В конце концов именно это поначалу неверное и смутное чувство незыблемости его физического положения, день ото дня укрепляясь и становясь, как мелодия русских ручейков в марте, отчетливым и ясным, вернуло Сукина к жизни. Однажды утром он открыл глаза и увидел возле своей кровати тетю. Она сидела в чем-то немыслимо чистом и белом, словно сшитом не из ткани, а из свежих лепестков роз и орхидей, такая зеленоглазая и розовогубая, что Сукин невольно рассмеялся, потом заплакал, потому что счастье его в своей огромности не признавало сторон света, плюсов и минусов и, словно океан, совалось во все уголки данных природой Сукину чувств и ощущений.
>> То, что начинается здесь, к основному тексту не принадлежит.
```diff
@@ -430,7 +495,7 @@
     }
     const u32 tlen = ts >= size ? 0u : (u32)((size - ts < (u64)kGearTile) ? (size - ts) : (u64)kGearTile);
     u32x4 cur[kPieceUnits], wq[4];
-    tile_first_loads(data + off, ts, tlen, lane, cur, wq);
+    tile_first_loads<false>(data + off, ts, tlen, lane, cur, wq);
     load_table_fast(table, gear_table, tid);
     __syncthreads();
     const u32 lane_tab = lds_lane_table<kFastCopies>(table, lane);
@@ -439,8 +504,9 @@
     if (tlen) {
         CandPack pk;
         bool ovf;
-        mark_tile_loaded<kFastCopies, false>(data + off, ts, tlen, nullptr, lane_tab, p.thresh_m1, lane, cur, wq, pk, ovf);
-        fast = cand_compact(pk, ovf, (u32)lane * kLaneRun, lane, cl);
+        u32 hp;
+        mark_tile_loaded<kFastCopies, false>(data + off, ts, tlen, nullptr, lane_tab, p.thresh_m1, lane, cur, wq, pk, ovf, hp);
+        fast = cand_compact<true>(pk, ovf, (u32)lane * kLaneRun, lane, cl, hp);
         __builtin_amdgcn_wave_barrier();
         tile_lists[t * 64 + lane] = fast ? cl[lane] : kNoCand;
     }
```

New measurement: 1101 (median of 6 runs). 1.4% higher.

Он не погубил единственную на всем огромном свете золотоволосую тетю своим беспамятством, не стал в очередной раз орудием убийства и медиумом исчезновения, он...
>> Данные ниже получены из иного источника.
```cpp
int pg_compute_time_steps(pg_handle* h) {
    int rc = check_ready(h); if (rc) return rc;
    const int B = h->B;
    hipLaunchKernelGGL(k_time_steps, dim3((B + 63) / 64), dim3(64), 0, h->stream, h->dc, B, h->d_t0, h->d_ts, h->d_dt, h->d_prev_ts);
    LAUNCH_CHECK(h);
    return PG_OK;
}
static int launch_nodes(pg_handle* h, bool with_time_grid);
int pg_compute_linearization_nodes(pg_handle* h) {
    int rc = check_ready(h); if (rc) return rc;
    return launch_nodes(h, false);
}
static int launch_hji_rows_compute(pg_handle* h);
// ... 46 lines not shown
#ifdef PG_F32
    if (lpi == 1 && B >= 6144) kern = staged ? k_nodes_linearize<true, 1, 2> : k_nodes_linearize<false, 1, 2>;
#endif
    int nzf = (1024 - nbn + nbt - 1) / nbt;
    if (h->pipe_first > 0) nzf = h->pipe_first;
    if (nzf > h->dc.Ns) nzf = h->dc.Ns;
    if (nzf < 1) nzf = 1;
    unsigned long long pub = 0ull;
    for (int i = 1; i < h->dc.N - 2 && i < 63; i++)
        if (i <= h->dc.Ns ? i % h->pipe_pub_short == 0 : (i - h->dc.Ns) % h->pipe_pub_long == h->pipe_pub_long - 1) pub |= 1ull << i;
    if (h->pipe_fault) pub = 1ull << 63;
    hipLaunchKernelGGL(kern, dim3((unsigned)(nbn + nbt * h->dc.N)), dim3(64), lds, h->stream, h->dc, B, nbn, nzf, pub, h->d_state, h->d_control, h->d_toff, h->d_solved, h->d_sep, h->d_ts,
                       h->d_dt, h->d_prev_ts, h->d_solx, h->d_nodes, F, h->d_naux, h->d_progress, h->d_Mb, h->d_qp, pipe_fault_word(h, nbn), pipe_fallbacks(h));
    LAUNCH_CHECK(h);
    {
        const int* flt = pipe_fault_word(h, nbn);
        hipLaunchKernelGGL(k_nodes_angles, dim3(64), dim3(256), 0, h->stream, h->dc, B, h->d_naux, h->d_nodes, flt);
        const long nz = (long)B * h->dc.Ns * lpi, nr = (long)B * (h->dc.N - h->dc.Ns) * lpi;
        const int nbz = (int)((nz + 63) / 64), nbr = (int)((nr + 63) / 64);
        auto ksplit = lpi == 1 ? k_linearize_split<1> : k_linearize_split<2>;
        hipLaunchKernelGGL(ksplit, dim3(512), dim3(64), 0, h->stream, h->dc, B, nbz, h->d_nodes, h->d_dt, h->d_Mb, h->d_qp, flt, nbz + nbr);
    }
    if (h->dc.n_cp > 1) {
        const long nt = (long)B * h->dc.N;
        hipLaunchKernelGGL(k_rate_limits, dim3((unsigned)((nt + 255) / 256)), dim3(256), 0, h->stream, h->dc, B, h->d_qp);
    }
    h->lin_done = true; h->stat_pipelined++;
    LAUNCH_CHECK(h);
    return PG_OK;
}
static int launch_nodes_cold(pg_handle* h, bool staged, size_t traj_lds, const OrderOut& F) {
    const int B = h->B;
    auto kern = staged ? k_nodes<true> : k_nodes<false>;
    hipLaunchKernelGGL(kern, dim3((B + NODES_IPB - 1) / NODES_IPB), dim3(64), traj_lds, h->stream, h->dc, B, h->d_state, h->d_control, h->d_toff, h->d_solved, h->d_sep, h->d_ts,
                       h->d_dt, h->d_prev_ts, h->d_solx, h->d_nodes, F, h->d_naux);
    LAUNCH_CHECK(h);
    const long nn = (long)B * h->dc.NN;
    hipLaunchKernelGGL(k_nodes_angles, dim3((unsigned)((nn + 255) / 256)), dim3(256), 0, h->stream, h->dc, B, h->d_naux, h->d_nodes);
    LAUNCH_CHECK(h);
    return PG_OK;
}
static int launch_nodes(pg_handle* h, bool with_time_grid) {
    const int B = h->B;
    const bool recheck = h->node_recheck && !h->sg.capturing; h->node_recheck = false;
    const bool pipelined = with_time_grid && pipeline_applies(h);
    h->lin_done = false;
    const bool file = h->dc.formulation != PG_DECOUPLED && h->dc.polish;
    int* const cnt = file ? order_cnt(h) : (int*)nullptr;
    int* const ctl = solve_ctl(h, CTL_TODO0);
    h->cnt_cleared = !h->sg.capturing;
    if (with_time_grid) hipLaunchKernelGGL(k_project<true>, dim3((B * 64 + 255) / 256), dim3(256), 0, h->stream, h->dc, B, h->d_state, h->d_sep, h->d_t0, h->d_ts, h->d_dt, h->d_prev_ts,
                                           pipelined ? h->d_progress : (int*)nullptr, (B + NODES_IPB - 1) / NODES_IPB + 1, cnt, ctl, h->solve_parity);
    else hipLaunchKernelGGL(k_project<false>, dim3((B * 64 + 255) / 256), dim3(256), 0, h->stream, h->dc, B, h->d_state, h->d_sep, (const double*)nullptr, (double*)nullptr, (double*)nullptr,
                            (double*)nullptr, (int*)nullptr, 0, cnt, ctl, h->solve_parity);
    LAUNCH_CHECK(h);
    const bool staged = h->dc.n_traj == 1 && h->traj_L <= 2048;
    const size_t traj_lds = staged ? (size_t)2 * h->traj_L * sizeof(real) : 0;
    const OrderOut F = order_out(h, file ? h->d_order : nullptr);
    h->order_B = file ? B : 0;
    if (h->dc.formulation == PG_DECOUPLED) return launch_nodes_decoupled(h, staged, traj_lds);
    if (h->warm_B >= B) return launch_nodes_warm(h, staged, traj_lds, F, recheck);
    if (pipelined) return launch_nodes_pipelined(h, staged, traj_lds, F);
    return launch_nodes_cold(h, staged, traj_lds, F);
}
static int launch_hji_lookup(pg_handle* h, int B, const real* x7_dev, real* out8_dev) {
    dim3 grid((unsigned)(((size_t)B * 16 + 255) / 256));
    if (h->hv.cdims == 7) hipLaunchKernelGGL(k_hji_lookup<7>, grid, dim3(256), 0, h->stream, h->hv, B, x7_dev, out8_dev);
    else if (h->hv.cdims == 5) hipLaunchKernelGGL(k_hji_lookup<5>, grid, dim3(256), 0, h->stream, h->hv, B, x7_dev, out8_dev);
    else hipLaunchKernelGGL(k_hji_lookup<3>, grid, dim3(256), 0, h->stream, h->hv, B, x7_dev, out8_dev);
// ... 26 lines not shown
    return launch_hji_order(h);
}
#define PG_LIN_PAIR_MAX 1024
static int launch_linearize(pg_handle* h, int n) {
    const int g_env = h->lin_groups;
#ifdef PG_F32
    const int G_small = 2;
#else
    const int G_small = n <= 256 ? 8 : (n <= 512 ? 4 : 2);
#endif
    const int G = (g_env == 1 || g_env == 2 || g_env == 4 || g_env == 8) ? g_env : ((n <= PG_LIN_PAIR_MAX || h->lin_lpi == 2) ? G_small : 1);
    if (G <= 2 && h->dc.Ns > 0 && h->dc.Ns < h->dc.N) {
        const long nz = (long)n * h->dc.Ns * G, nr = (long)n * (h->dc.N - h->dc.Ns) * G;
        const int nbz = (int)((nz + 63) / 64), nbr = (int)((nr + 63) / 64);
        auto ksplit = G == 1 ? k_linearize_split<1> : k_linearize_split<2>;
        hipLaunchKernelGGL(ksplit, dim3((unsigned)(nbz + nbr)), dim3(64), 0, h->stream, h->dc, n, nbz, h->d_nodes, h->d_dt, h->d_Mb, h->d_qp, (const int*)nullptr, 0);
        LAUNCH_CHECK(h);
        return PG_OK;
    }
    const long nl = (long)n * h->dc.N * G;
    const dim3 grid((unsigned)((nl + 63) / 64)), block(64);
    if (G == 1) hipLaunchKernelGGL(k_linearize<8>, grid, block, 0, h->stream, h->dc, n, h->d_nodes, h->d_dt, h->d_Mb, h->d_qp);
    else if (G == 8) hipLaunchKernelGGL(k_linearize<1>, grid, block, 0, h->stream, h->dc, n, h->d_nodes, h->d_dt, h->d_Mb, h->d_qp);
    else if (G == 4) hipLaunchKernelGGL(k_linearize<2>, grid, block, 0, h->stream, h->dc, n, h->d_nodes, h->d_dt, h->d_Mb, h->d_qp);
    else hipLaunchKernelGGL(k_linearize<4>, grid, block, 0, h->stream, h->dc, n, h->d_nodes, h->d_dt, h->d_Mb, h->d_qp);
    LAUNCH_CHECK(h);
    return PG_OK;
}
int pg_update_qp(pg_handle* h) {
    int rc = check_ready(h); if (rc) return rc;
    const int B = h->B; const DevCfg& C = h->dc;
// ... 167 lines not shown
    int rc = check_ready(h); if (rc) return rc;
    if ((rc = launch_hji_policy(h, use_hji_policy))) return rc;
    if (u_out_dev) HIPCHK(h, hipMemcpyAsync(u_out_dev, h->d_pol_u, (size_t)h->B * 3 * sizeof(real), hipMemcpyDeviceToDevice, h->stream));
    if (source_dev) HIPCHK(h, hipMemcpyAsync(source_dev, h->d_pol_src, (size_t)h->B * sizeof(int), hipMemcpyDeviceToDevice, h->stream));
    return PG_OK;
}
int pg_get_next_control_hji(pg_handle* h, int32_t use_hji_policy, double* u_out, int32_t* source, double* u2_policy) {
    int rc = check_ready(h); if (rc) return rc;
    REQUIRE(h, u_out, "u_out is null");
    if ((rc = launch_hji_policy(h, use_hji_policy))) return rc;
    if ((rc = down(h, u_out, h->d_pol_u, (size_t)h->B * 3)) || (rc = down_raw(h, source, h->d_pol_src, (size_t)h->B * sizeof(int))) ||
        (rc = down(h, u2_policy, h->d_pol_u2, (size_t)h->B * 2))) return rc;
    return PG_OK;
}
int pg_step_dev(pg_handle* h, void* u_out_dev) {
    int rc = check_ready(h); if (rc) return rc;
    const bool ev = !h->sg.capturing && h->phase_timing != 0;
    if (ev) HIPCHK(h, hipEventRecord(h->ev[0], h->stream));
    if ((rc = launch_nodes(h, true))) return rc;
    if (ev) HIPCHK(h, hipEventRecord(h->ev[1], h->stream));
    h->u_direct = (real*)u_out_dev; h->u_written = false;
    rc = update_and_solve(h, ev ? h->ev[2] : nullptr);
    h->u_direct = nullptr;
    if (rc) return rc;
    if (!h->u_written && (rc = pg_get_next_control_dev(h, u_out_dev))) return rc;
    if (ev) HIPCHK(h, hipEventRecord(h->ev[3], h->stream));
    h->timing_valid = ev;
    return PG_OK;
}
static int step_compute(pg_handle* h) { const int rc = launch_nodes(h, true); return rc ? rc : update_and_solve(h, nullptr); }
static int check_rollout_args(pg_handle* h, const char* who, int32_t steps, double dt, int32_t human_mode, const void* human_u_dev, bool human_lib) {
// ... 603 lines not shown
```

### pigeon.jl_amd/csrc/pg_kernels.hip

```cpp
#include <hip/hip_runtime.h>
#include <stdint.h>
#include <type_traits>
#include "pg_device.hpp"
#include "pg_julia_range.hpp"

namespace pg {

struct DevCfg {
    DevVehicle veh;
    DevControl cp;
    int Ns, Nl, N, NN;
    tdouble dt_short, dt_long;
    int use_correction_step, nsub;
    int formulation;
    int dbg_poison;
    int dbg_instance;
    real ux_dummy;
    int alias_prev_ts;
    JlRange tg_short, tg_long;
    int time_grid_naive;
    int has_hji;
    real hji_eps;
    real un0, un1;
    real fxmin_n;
// ... 113 lines not shown
    double t0_long = t + C.Ns * C.dt_short;
    if (C.use_correction_step) t0_long = C.dt_long * ceil((t0_long + C.dt_short) / C.dt_long - 1.0);
    auto node_time = [&](int k) __attribute__((always_inline)) -> double {
        if (C.time_grid_naive) return k <= C.Ns ? t + C.dt_short * k : t0_long + C.dt_long * (k - C.Ns);
        return k <= C.Ns ? jl_shifted_elem(C.tg_short, t, k + 1) : jl_shifted_elem(C.tg_long, t0_long, k - C.Ns);
    };
    const double Ti = node_time(i);
    const int n = i + 1;
    const double Tn = node_time(n);
    T[i] = Ti;
    if (i < C.N) D[i] = Tn - Ti;
    if (C.alias_prev_ts) PT[i] = Ti;
}
template <bool TG> __global__ __launch_bounds__(256) void k_project(DevCfg C, int B, const real* __restrict__ state, real* __restrict__ sep, const double* __restrict__ t0, double* __restrict__ ts,
                                                 double* __restrict__ dt, double* __restrict__ prev_ts, int* __restrict__ progress = nullptr, int n_progress = 0, int* __restrict__ order_cnt = nullptr,
                                                 int* __restrict__ solve_ctl = nullptr, int ctl_parity = 0) {
    int wave = (blockIdx.x * blockDim.x + threadIdx.x) >> 6, lane = threadIdx.x & 63;
    if (progress && blockIdx.x == 0) { for (int i = threadIdx.x; i < n_progress; i += blockDim.x) progress[i] = 0; }
    if (order_cnt && blockIdx.x == 0 && threadIdx.x < 2) order_cnt[threadIdx.x] = 0;
    if (solve_ctl && blockIdx.x == 0 && threadIdx.x == 2) solve_ctl[ctl_parity] = 0;
    if (wave >= B) return;
    if constexpr (TG) time_grid_lane(C, lane, t0[wave], ts + (size_t)wave * C.NN, dt + (size_t)wave * C.N, prev_ts + (size_t)wave * C.NN);
    const TrajView T = traj_of(C, wave);
    real x = state[(size_t)wave * 6 + 0], y = state[(size_t)wave * 6 + 1];
    real best = INFINITY; int bi = 0x7fffffff;
    for (int i = lane; i < T.L - 1; i += 64) {
        real d2 = seg_dist2(T.E[i], T.N[i], T.E[i + 1], T.N[i + 1], x, y);
        if (d2 < best) { best = d2; bi = i; }
    }
#pragma unroll
    for (int off = 32; off >= 1; off >>= 1) {
        real ob = __shfl_xor(best, off); int oi = __shfl_xor(bi, off);
// ... 450 lines not shown
                            real* __restrict__ qp) {
    const real* n0 = nodes + ((size_t)b * C.NN + t) * 10;
    linearize_lanes_at<K, ND>(C, b, t, g, live, n0, n0 + 10, dt, hji_Mb, qp);
}
PG_DEV void linearize_pair(const DevCfg& C, int b, int t, int g, bool live, const real* __restrict__ nodes, const tdouble* __restrict__ dt, const real* __restrict__ hji_Mb,
                           real* __restrict__ qp) {
    linearize_lanes<4>(C, b, t, g, live, nodes, dt, hji_Mb, qp);
}
#ifdef PG_F32
#define PG_SPLIT_WAVES 2
#else
#define PG_SPLIT_WAVES 1
#endif
template <int LPI>
__global__ __launch_bounds__(64, PG_SPLIT_WAVES) void k_linearize_split(DevCfg C, int B, int nb_zoh, const real* __restrict__ nodes, const tdouble* __restrict__ dt, const real* __restrict__ hji_Mb,
                                                        real* __restrict__ qp, const int* __restrict__ only_if = nullptr, int nb_total = 0) {
    if (only_if && *only_if == 0) return;
    for (int blk = (int)blockIdx.x; blk < (nb_total ? nb_total : (int)gridDim.x); blk += (int)gridDim.x) {
        const bool zoh = blk < nb_zoh;
        const int nint = zoh ? C.Ns : C.N - C.Ns;
        long gid = (long)(zoh ? blk : blk - nb_zoh) * blockDim.x + threadIdx.x;
        const long per = (long)nint * LPI;
        const bool live = gid < (long)B * per;
        if (!live) gid = (long)B * per - LPI + (gid & (LPI - 1));
        const int b = (int)(gid / per); const int rem = (int)(gid - (long)b * per);
        const int t = (zoh ? 0 : C.Ns) + rem / LPI, g = rem % LPI;
        if (zoh) linearize_lanes<6 / LPI, 6>(C, b, t, g, live, nodes, dt, hji_Mb, qp);
        else linearize_lanes<8 / LPI, 8>(C, b, t, g, live, nodes, dt, hji_Mb, qp);
    }
}
#ifndef PG_LIN_WAVES
#define PG_LIN_WAVES 1
#endif
template <int K>
__global__ __launch_bounds__(64, PG_LIN_WAVES) void k_linearize(DevCfg C, int B, const real* __restrict__ nodes, const tdouble* __restrict__ dt, const real* __restrict__ hji_Mb, real* __restrict__ qp) {
    constexpr int G = 8 / K;
    long gid = (long)blockIdx.x * blockDim.x + threadIdx.x;
    const long per = (long)C.N * G;
    const bool live = gid < (long)B * per;
    if (!live) gid = (long)B * per - G + (gid & (G - 1));
    const int b = (int)(gid / per); const int rem = (int)(gid - (long)b * per);
    linearize_lanes<K>(C, b, rem / G, rem % G, live, nodes, dt, hji_Mb, qp);
}
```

– Простите, – прошептал Сукин, приподнимая голову, – простите, я... Это потому, что Валентинов на меня кричал... он хотел... он рукой...

– Он больше никогда, никогда уже этого не сделает, – быстро сказала тетя, ласково, но повелительно укладывая еще горячую голову Сукина на мягкую прохладную подушку. – Никогда...

– Почему? – спросил Сукин, послушно закрывая глаза.

– Потому что Бог нам помог, – ответила тетя, но ее слов Сукин уже не слышал, он спал ровным и спокойным сном выздоравливающего ребенка.

Через неделю Сукин уже настолько поправился и окреп, что врач разрешил ему автомобильные прогулки с тетей в Венсанском лесу. От скрипа мелкого гравия под колесами, от сладких причмокиваний тетиных губ, от света, черно-белыми пальцами быстро-быстро перебиравшего шторки на окнах пассажирского салона, Сукину казалось, что вовсе не стебелек с тяжелым горячим бутоном отныне поднимается из его тела, а само его тело, все целиком, уходит, преображается в могучий ствол и корень, раздирающий небо и землю во всю ширь баобаба и вышину секвойи, и ничего не оставляет это взрывообразное сгущение и расширение плоти, кроме всепоглощающего солнца. Через час-другой вылизанный и умытый Сукин уже сидел с тетей в кафе швейцарца Пульвермахера и важно ел фондю, наматывая густой мед сыра на тростниковый рафинад подсушенного хлеба. А тетя тем временем рассказывала о Мексике, таинственной и прекрасной стране, в которую она собиралась увезти Сукина, как только доктор Тувабьен решит, что мальчик уже совершенно здоров и готов к длительному морскому путешествию.